## WHAT IS EXPECTED
Repeat exactly each line of the data provided below.
>>
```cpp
struct EmSolveShape {
    uint32_t P = 0, items_bound = 0, max_cols = 0, max_cluster_paths = 0;
    uint64_t max_cluster_work = 0, rows_capacity = 0;
    unsigned long long wide_capacity = 0;
    uint32_t cus = 0;
    int side_streams = 6;
    int hardware_queues = 4;
    bool collapse_wanted = false;
};
constexpr int kEmSideStreams = 6;
constexpr uint32_t kEmCollapseMaxProblems = (1u << 20) - 2;
constexpr uint64_t kEmCollapseMaxRows = 0x7fffffffull;

struct EmFillPlan {
    uint32_t fill_grid = 0;
    uint32_t dense_grid = 0;
    uint32_t lds_map_paths = 0;
    bool long_row_scratch = false;
    size_t fill_lds = 0;
};
inline EmFillPlan planEmFill(const EmSolveShape & s, const EmSolveKnobs & knobs) {
    EmFillPlan f;
    f.fill_grid = std::min<uint32_t>(s.items_bound, s.cus * 8);
    f.dense_grid = std::min<uint32_t>(s.items_bound, s.cus * 4);
    f.lds_map_paths = (std::min<uint32_t>(s.max_cluster_paths, kLdsMapPaths) + 3) & ~3u;
    f.long_row_scratch = !knobs.fill_thread_rows && s.max_cluster_work >= kFillLongRowMinWork;
    f.fill_lds = f.lds_map_paths * sizeof(int32_t) + (f.long_row_scratch ? kFillLongRowLds : 0);
    return f;
}

enum class EmVariant : uint8_t {
    kSparse64Resident, kSparse256Resident, kSparse1024Resident, kSparse256Streamed, kSparse1024Streamed, kSparseWide,
    kRegisterBins,
    kRegister1x16, kRegister2x16, kRegister4x16, kRegister1x32, kRegister2x32
};
constexpr int kEmMainStream = -1;
struct EmLaunch {
    uint32_t bin;
    EmVariant variant;
    uint32_t grid;
    size_t lds;
    int stream;
};
inline bool operator==(const EmLaunch & a, const EmLaunch & b) {
    return a.bin == b.bin && a.variant == b.variant && a.grid == b.grid && a.lds == b.lds && a.stream == b.stream;
}
constexpr int kEmMaxLaunches = 11;

struct EmSolvePlan {
// ... 70 lines not shown
```

### rpvg_amd/csrc/em_sparse.hip

```cpp

#include "common.hpp"

#include "em_block.hpp"

#include <algorithm>
#include <memory>
#include <numeric>

using namespace rpvg_hip_detail;

namespace {

constexpr double kMinEmAbundance = 1e-8;
constexpr uint32_t kMinEmConvIts = 10;
static_assert(kEmBins == RPVG_HIP_EM_KERNELS, "a statistics slot per size bin (em_plan.hpp)");

struct EmQueues {
    uint32_t histogram[kEmBins * kEmWorkBuckets];
    uint32_t bucket_cursor[kEmBins * kEmWorkBuckets];
    uint32_t bin_start[kEmBins];
    uint32_t bin_count[kEmBins];
    uint32_t bin_cursor[kEmBins];
    uint32_t pad;
    unsigned long long wide_cursor;
    unsigned long long wide_overflow;
};


struct FillArgs {
    uint32_t num_problems;
    const uint32_t * num_problems_dev;
    uint32_t num_items;
    const uint32_t * num_items_dev;
    const uint64_t * seg_first;
    const uint32_t * item_problem;
    const uint32_t * prob_cluster;
    const uint32_t * col_path;
    const uint64_t * cluster_row_off;
    const uint64_t * cluster_path_off;
    const uint64_t * row_ent_off;
    const uint32_t * ent_path;
    const double * ent_prob;
    const double * row_count;
    const double * row_noise;
    EmProblemsView problems;
    uint32_t * seg_rows;
    uint32_t * seg_entries;
    double * seg_zero_mass;
    double * seg_total_mass;
    uint32_t * kept_entries;
    uint32_t * prob_bucket;
    EmQueues * queues;
    EmBinRule rule;
    uint32_t lds_map_paths;
    uint32_t long_row_scratch;
    uint32_t num_fused;
    EmFusedDense fused[kEmMaxFusedDense];
};

__device__ inline bool fillLongRows(const FillArgs & args, const uint32_t k) {
    const uint64_t c0 = args.cluster_row_off[k], c1 = args.cluster_row_off[k + 1];
    return args.long_row_scratch && args.row_ent_off[c1] - args.row_ent_off[c0] >= kFillLongRowEntries * (c1 - c0);
}

template <bool WRITE>
__global__ __launch_bounds__(256) void fillSegmentsKernel(const FillArgs args) {
    constexpr int BLOCK = 256;
    extern __shared__ __attribute__((aligned(16))) int32_t lds_map[];
    __shared__ uint32_t scratch[2 * (BLOCK / 64)];
    __shared__ double dscratch[BLOCK / 64];
    const uint32_t num_items = args.num_items_dev ? *args.num_items_dev : args.num_items;
    uint32_t mapped_problem = UINT32_MAX;
    for (uint32_t item = blockIdx.x; item < num_items; item += gridDim.x) {
        const uint32_t p = args.item_problem[item];
        if (WRITE) {
            bool fused = false;
            for (uint32_t f = 0; f < args.num_fused; ++f) fused = fused || args.fused[f].problem == p;
            if (fused) continue;
        }
        const uint32_t segment = static_cast<uint32_t>(item - args.seg_first[p]);
        const uint32_t k = args.prob_cluster[p];
        const uint32_t n_paths = static_cast<uint32_t>(args.cluster_path_off[k + 1] - args.cluster_path_off[k]);
        const uint32_t * cols = args.col_path + args.problems.col_off[p];
        const uint32_t n_cols = args.problems.paths(p);
        const bool use_map = n_paths <= args.lds_map_paths;
        const bool identity = n_cols == n_paths;
// ... 402 lines not shown
        if (c1 < kCells) start[c1] = excl + h0;
        if (threadIdx.x == 255) start[kCells] = before + incl;
    }
    __syncthreads();
    if (blockIdx.x == 0 && threadIdx.x < kEmBins) {
        queues->bin_start[threadIdx.x] = start[threadIdx.x * kEmWorkBuckets];
        queues->bin_count[threadIdx.x] = start[(threadIdx.x + 1) * kEmWorkBuckets] - start[threadIdx.x * kEmWorkBuckets];
    }
    const uint32_t p = blockIdx.x * blockDim.x + threadIdx.x;
    if (p >= P) return;
    uint32_t cell = prob_bucket[p];
    if (cell / kEmWorkBuckets == kEmStreamedBin && cell % kEmWorkBuckets < moved) cell = kEmGridBin * kEmWorkBuckets + cell % kEmWorkBuckets;
    order[start[cell] + atomicAdd(&queues->bucket_cursor[cell], 1u)] = p;
    if (cell / kEmWorkBuckets == 10) {
        const unsigned long long need = 2ull * (static_cast<unsigned long long>(col_off[p + 1] - col_off[p]) + 1);
        const unsigned long long at = atomicAdd(&queues->wide_cursor, need);
        wide_off[p] = at;
        if (at + need > wide_capacity) atomicAdd(&queues->wide_overflow, 1ull);
    }
}

struct GridDescribeArgs {
    const EmQueues * queues;
    const uint32_t * order;
    EmProblemsView problems;
    const uint32_t * kept_entries;
    EmGridProblem * out;
    uint32_t capacity;
};

__global__ __launch_bounds__(256) void emGridDescribeKernel(const GridDescribeArgs args) {
    const uint32_t i = blockIdx.x * blockDim.x + threadIdx.x;
    if (i >= args.queues->bin_count[kEmGridBin] || i >= args.capacity) return;
    const uint32_t p = args.order[args.queues->bin_start[kEmGridBin] + i];
    EmGridProblem d;
    d.problem = p;
    const EmProblemsView & v = args.problems;
    d.columns = v.paths(p) + 1;
    d.rows = v.kept_rows[p];
    d.entries = args.kept_entries[p];
    d.merged = (v.problem_merged != nullptr && v.problem_merged[p] != 0) ? 1u : 0u;
    d.pad = 0;
    d.row_base = v.row_base[p];
    d.ent_base = v.ent_base[p];
    d.col_begin = v.col_off[p];
    d.total_mass = v.total_mass[p];
    d.zero_mass = v.zero_mass[p];
    args.out[i] = d;
}
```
<<
## SOLUTION FOR THIS TASK
```cpp
struct EmSolveShape {
    uint32_t P = 0, items_bound = 0, max_cols = 0, max_cluster_paths = 0;
    uint64_t max_cluster_work = 0, rows_capacity = 0;
    unsigned long long wide_capacity = 0;
    uint32_t cus = 0;
    int side_streams = 6;
    int hardware_queues = 4;
    bool collapse_wanted = false;
};
constexpr int kEmSideStreams = 6;
constexpr uint32_t kEmCollapseMaxProblems = (1u << 20) - 2;
constexpr uint64_t kEmCollapseMaxRows = 0x7fffffffull;

struct EmFillPlan {
    uint32_t fill_grid = 0;
    uint32_t dense_grid = 0;
    uint32_t lds_map_paths = 0;
    bool long_row_scratch = false;
    size_t fill_lds = 0;
};
inline EmFillPlan planEmFill(const EmSolveShape & s, const EmSolveKnobs & knobs) {
    EmFillPlan f;
    f.fill_grid = std::min<uint32_t>(s.items_bound, s.cus * 8);
    f.dense_grid = std::min<uint32_t>(s.items_bound, s.cus * 4);
    f.lds_map_paths = (std::min<uint32_t>(s.max_cluster_paths, kLdsMapPaths) + 3) & ~3u;
    f.long_row_scratch = !knobs.fill_thread_rows && s.max_cluster_work >= kFillLongRowMinWork;
    f.fill_lds = f.lds_map_paths * sizeof(int32_t) + (f.long_row_scratch ? kFillLongRowLds : 0);
    return f;
}

enum class EmVariant : uint8_t {
    kSparse64Resident, kSparse256Resident, kSparse1024Resident, kSparse256Streamed, kSparse1024Streamed, kSparseWide,
    kRegisterBins,
    kRegister1x16, kRegister2x16, kRegister4x16, kRegister1x32, kRegister2x32
};
constexpr int kEmMainStream = -1;
struct EmLaunch {
    uint32_t bin;
    EmVariant variant;
    uint32_t grid;
    size_t lds;
    int stream;
};
inline bool operator==(const EmLaunch & a, const EmLaunch & b) {
    return a.bin == b.bin && a.variant == b.variant && a.grid == b.grid && a.lds == b.lds && a.stream == b.stream;
}
constexpr int kEmMaxLaunches = 11;

struct EmSolvePlan {
// ... 70 lines not shown
```

### rpvg_amd/csrc/em_sparse.hip

```cpp

#include "common.hpp"

#include "em_block.hpp"

#include <algorithm>
#include <memory>
#include <numeric>

using namespace rpvg_hip_detail;

namespace {

constexpr double kMinEmAbundance = 1e-8;
constexpr uint32_t kMinEmConvIts = 10;
static_assert(kEmBins == RPVG_HIP_EM_KERNELS, "a statistics slot per size bin (em_plan.hpp)");

struct EmQueues {
    uint32_t histogram[kEmBins * kEmWorkBuckets];
    uint32_t bucket_cursor[kEmBins * kEmWorkBuckets];
    uint32_t bin_start[kEmBins];
    uint32_t bin_count[kEmBins];
    uint32_t bin_cursor[kEmBins];
    uint32_t pad;
    unsigned long long wide_cursor;
    unsigned long long wide_overflow;
};


struct FillArgs {
    uint32_t num_problems;
    const uint32_t * num_problems_dev;
    uint32_t num_items;
    const uint32_t * num_items_dev;
    const uint64_t * seg_first;
    const uint32_t * item_problem;
    const uint32_t * prob_cluster;
    const uint32_t * col_path;
    const uint64_t * cluster_row_off;
    const uint64_t * cluster_path_off;
    const uint64_t * row_ent_off;
    const uint32_t * ent_path;
    const double * ent_prob;
    const double * row_count;
    const double * row_noise;
    EmProblemsView problems;
    uint32_t * seg_rows;
    uint32_t * seg_entries;
    double * seg_zero_mass;
    double * seg_total_mass;
    uint32_t * kept_entries;
    uint32_t * prob_bucket;
    EmQueues * queues;
    EmBinRule rule;
    uint32_t lds_map_paths;
    uint32_t long_row_scratch;
    uint32_t num_fused;
    EmFusedDense fused[kEmMaxFusedDense];
};

__device__ inline bool fillLongRows(const FillArgs & args, const uint32_t k) {
    const uint64_t c0 = args.cluster_row_off[k], c1 = args.cluster_row_off[k + 1];
    return args.long_row_scratch && args.row_ent_off[c1] - args.row_ent_off[c0] >= kFillLongRowEntries * (c1 - c0);
}

template <bool WRITE>
__global__ __launch_bounds__(256) void fillSegmentsKernel(const FillArgs args) {
    constexpr int BLOCK = 256;
    extern __shared__ __attribute__((aligned(16))) int32_t lds_map[];
    __shared__ uint32_t scratch[2 * (BLOCK / 64)];
    __shared__ double dscratch[BLOCK / 64];
    const uint32_t num_items = args.num_items_dev ? *args.num_items_dev : args.num_items;
    uint32_t mapped_problem = UINT32_MAX;
    for (uint32_t item = blockIdx.x; item < num_items; item += gridDim.x) {
        const uint32_t p = args.item_problem[item];
        if (WRITE) {
            bool fused = false;
            for (uint32_t f = 0; f < args.num_fused; ++f) fused = fused || args.fused[f].problem == p;
            if (fused) continue;
        }
        const uint32_t segment = static_cast<uint32_t>(item - args.seg_first[p]);
        const uint32_t k = args.prob_cluster[p];
        const uint32_t n_paths = static_cast<uint32_t>(args.cluster_path_off[k + 1] - args.cluster_path_off[k]);
        const uint32_t * cols = args.col_path + args.problems.col_off[p];
        const uint32_t n_cols = args.problems.paths(p);
        const bool use_map = n_paths <= args.lds_map_paths;
        const bool identity = n_cols == n_paths;
// ... 402 lines not shown
        if (c1 < kCells) start[c1] = excl + h0;
        if (threadIdx.x == 255) start[kCells] = before + incl;
    }
    __syncthreads();
    if (blockIdx.x == 0 && threadIdx.x < kEmBins) {
        queues->bin_start[threadIdx.x] = start[threadIdx.x * kEmWorkBuckets];
        queues->bin_count[threadIdx.x] = start[(threadIdx.x + 1) * kEmWorkBuckets] - start[threadIdx.x * kEmWorkBuckets];
    }
    const uint32_t p = blockIdx.x * blockDim.x + threadIdx.x;
    if (p >= P) return;
    uint32_t cell = prob_bucket[p];
    if (cell / kEmWorkBuckets == kEmStreamedBin && cell % kEmWorkBuckets < moved) cell = kEmGridBin * kEmWorkBuckets + cell % kEmWorkBuckets;
    order[start[cell] + atomicAdd(&queues->bucket_cursor[cell], 1u)] = p;
    if (cell / kEmWorkBuckets == 10) {
        const unsigned long long need = 2ull * (static_cast<unsigned long long>(col_off[p + 1] - col_off[p]) + 1);
        const unsigned long long at = atomicAdd(&queues->wide_cursor, need);
        wide_off[p] = at;
        if (at + need > wide_capacity) atomicAdd(&queues->wide_overflow, 1ull);
    }
}

struct GridDescribeArgs {
    const EmQueues * queues;
    const uint32_t * order;
    EmProblemsView problems;
    const uint32_t * kept_entries;
    EmGridProblem * out;
    uint32_t capacity;
};

__global__ __launch_bounds__(256) void emGridDescribeKernel(const GridDescribeArgs args) {
    const uint32_t i = blockIdx.x * blockDim.x + threadIdx.x;
    if (i >= args.queues->bin_count[kEmGridBin] || i >= args.capacity) return;
    const uint32_t p = args.order[args.queues->bin_start[kEmGridBin] + i];
    EmGridProblem d;
    d.problem = p;
    const EmProblemsView & v = args.problems;
    d.columns = v.paths(p) + 1;
    d.rows = v.kept_rows[p];
    d.entries = args.kept_entries[p];
    d.merged = (v.problem_merged != nullptr && v.problem_merged[p] != 0) ? 1u : 0u;
    d.pad = 0;
    d.row_base = v.row_base[p];
    d.ent_base = v.ent_base[p];
    d.col_begin = v.col_off[p];
    d.total_mass = v.total_mass[p];
    d.zero_mass = v.zero_mass[p];
    args.out[i] = d;
}
```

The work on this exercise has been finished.